[Opening INFORMATION SHOWN section]

diff --git a/gpumounter_amd/node/hotmount.py b/gpumounter_amd/node/hotmount.py
--- a/gpumounter_amd/node/hotmount.py
+++ b/gpumounter_amd/node/hotmount.py
@@ -25,6 +25,7 @@
     cgdir: str
     target: Target
     pids: List[int] = field(default_factory=list)
+    session = None
 
 
 @dataclass
@@ -50,6 +51,7 @@
         self.faults = faults if faults is not None else NONE
         self.journal = journal if journal is not None else InjectionJournal()
         self.expected: Dict[str, object] = {}
+        self._managed: Dict[tuple, tuple] = {}
 
     def _apply(self, cgdir: str, grant, revoke, desired) -> None:
         try:
@@ -69,10 +71,21 @@
         return out
 
     def managed_nodes(self, hot: Sequence[AmdGpu], base: Sequence[AmdGpu]) -> List[DeviceNode]:
+        cfg = self.cfg
+        key = (tuple((g.index, g.render_minor, g.card_minor) for g in hot),
+               tuple((g.index, g.render_minor, g.card_minor) for g in base),
+               cfg.drm_major, cfg.inject_card_nodes, cfg.device_file_mode,
+               getattr(self.inv, "kfd_major", None))
+        hit = self._managed.get(key)
+        if hit is not None:
+            return list(hit)
         base_keys = {(n.major, n.minor) for n in self.gpu_nodes(base)}
         nodes = [n for n in self.gpu_nodes(hot) if (n.major, n.minor) not in base_keys]
         if hot and not base:
             nodes.insert(0, self.kfd())
+        if len(self._managed) >= 256:
+            self._managed.clear()
+        self._managed[key] = tuple(nodes)
         return nodes
 
     def targets(self, pod: dict, container: str = "",
@@ -121,7 +134,12 @@
                 cid = t.ref.id
                 known = j.nodes_of(cid)
                 with trace.span("devnodes_probe", nodes=len(after)):
-                    states = self.writer.present_states(t.target, after)
+                    opener = getattr(self.writer, "open_session", None)
+                    t.session = opener(t.target, after) if opener is not None else None
+                    if t.session is not None:
+                        states = t.session.probe()
+                    else:
+                        states = self.writer.present_states(t.target, after)
                 theirs = {(n.major, n.minor) for n, st in zip(after, states)
                           if st and (n.major, n.minor) not in known}
                 j.intend(cid, [((n.major, n.minor), n.path) for n in grant],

[Closing INFORMATION SHOWN section]

TASK OBJECTIVE: The answer must be an exact reproduction of all the records.

OUTPUT OF THE TASK:
diff --git a/gpumounter_amd/node/hotmount.py b/gpumounter_amd/node/hotmount.py
--- a/gpumounter_amd/node/hotmount.py
+++ b/gpumounter_amd/node/hotmount.py
@@ -25,6 +25,7 @@
     cgdir: str
     target: Target
     pids: List[int] = field(default_factory=list)
+    session = None
 
 
 @dataclass
@@ -50,6 +51,7 @@
         self.faults = faults if faults is not None else NONE
         self.journal = journal if journal is not None else InjectionJournal()
         self.expected: Dict[str, object] = {}
+        self._managed: Dict[tuple, tuple] = {}
 
     def _apply(self, cgdir: str, grant, revoke, desired) -> None:
         try:
@@ -69,10 +71,21 @@
         return out
 
     def managed_nodes(self, hot: Sequence[AmdGpu], base: Sequence[AmdGpu]) -> List[DeviceNode]:
+        cfg = self.cfg
+        key = (tuple((g.index, g.render_minor, g.card_minor) for g in hot),
+               tuple((g.index, g.render_minor, g.card_minor) for g in base),
+               cfg.drm_major, cfg.inject_card_nodes, cfg.device_file_mode,
+               getattr(self.inv, "kfd_major", None))
+        hit = self._managed.get(key)
+        if hit is not None:
+            return list(hit)
         base_keys = {(n.major, n.minor) for n in self.gpu_nodes(base)}
         nodes = [n for n in self.gpu_nodes(hot) if (n.major, n.minor) not in base_keys]
         if hot and not base:
             nodes.insert(0, self.kfd())
+        if len(self._managed) >= 256:
+            self._managed.clear()
+        self._managed[key] = tuple(nodes)
         return nodes
 
     def targets(self, pod: dict, container: str = "",
@@ -121,7 +134,12 @@
                 cid = t.ref.id
                 known = j.nodes_of(cid)
                 with trace.span("devnodes_probe", nodes=len(after)):
-                    states = self.writer.present_states(t.target, after)
+                    opener = getattr(self.writer, "open_session", None)
+                    t.session = opener(t.target, after) if opener is not None else None
+                    if t.session is not None:
+                        states = t.session.probe()
+                    else:
+                        states = self.writer.present_states(t.target, after)
                 theirs = {(n.major, n.minor) for n, st in zip(after, states)
                           if st and (n.major, n.minor) not in known}
                 j.intend(cid, [((n.major, n.minor), n.path) for n in grant],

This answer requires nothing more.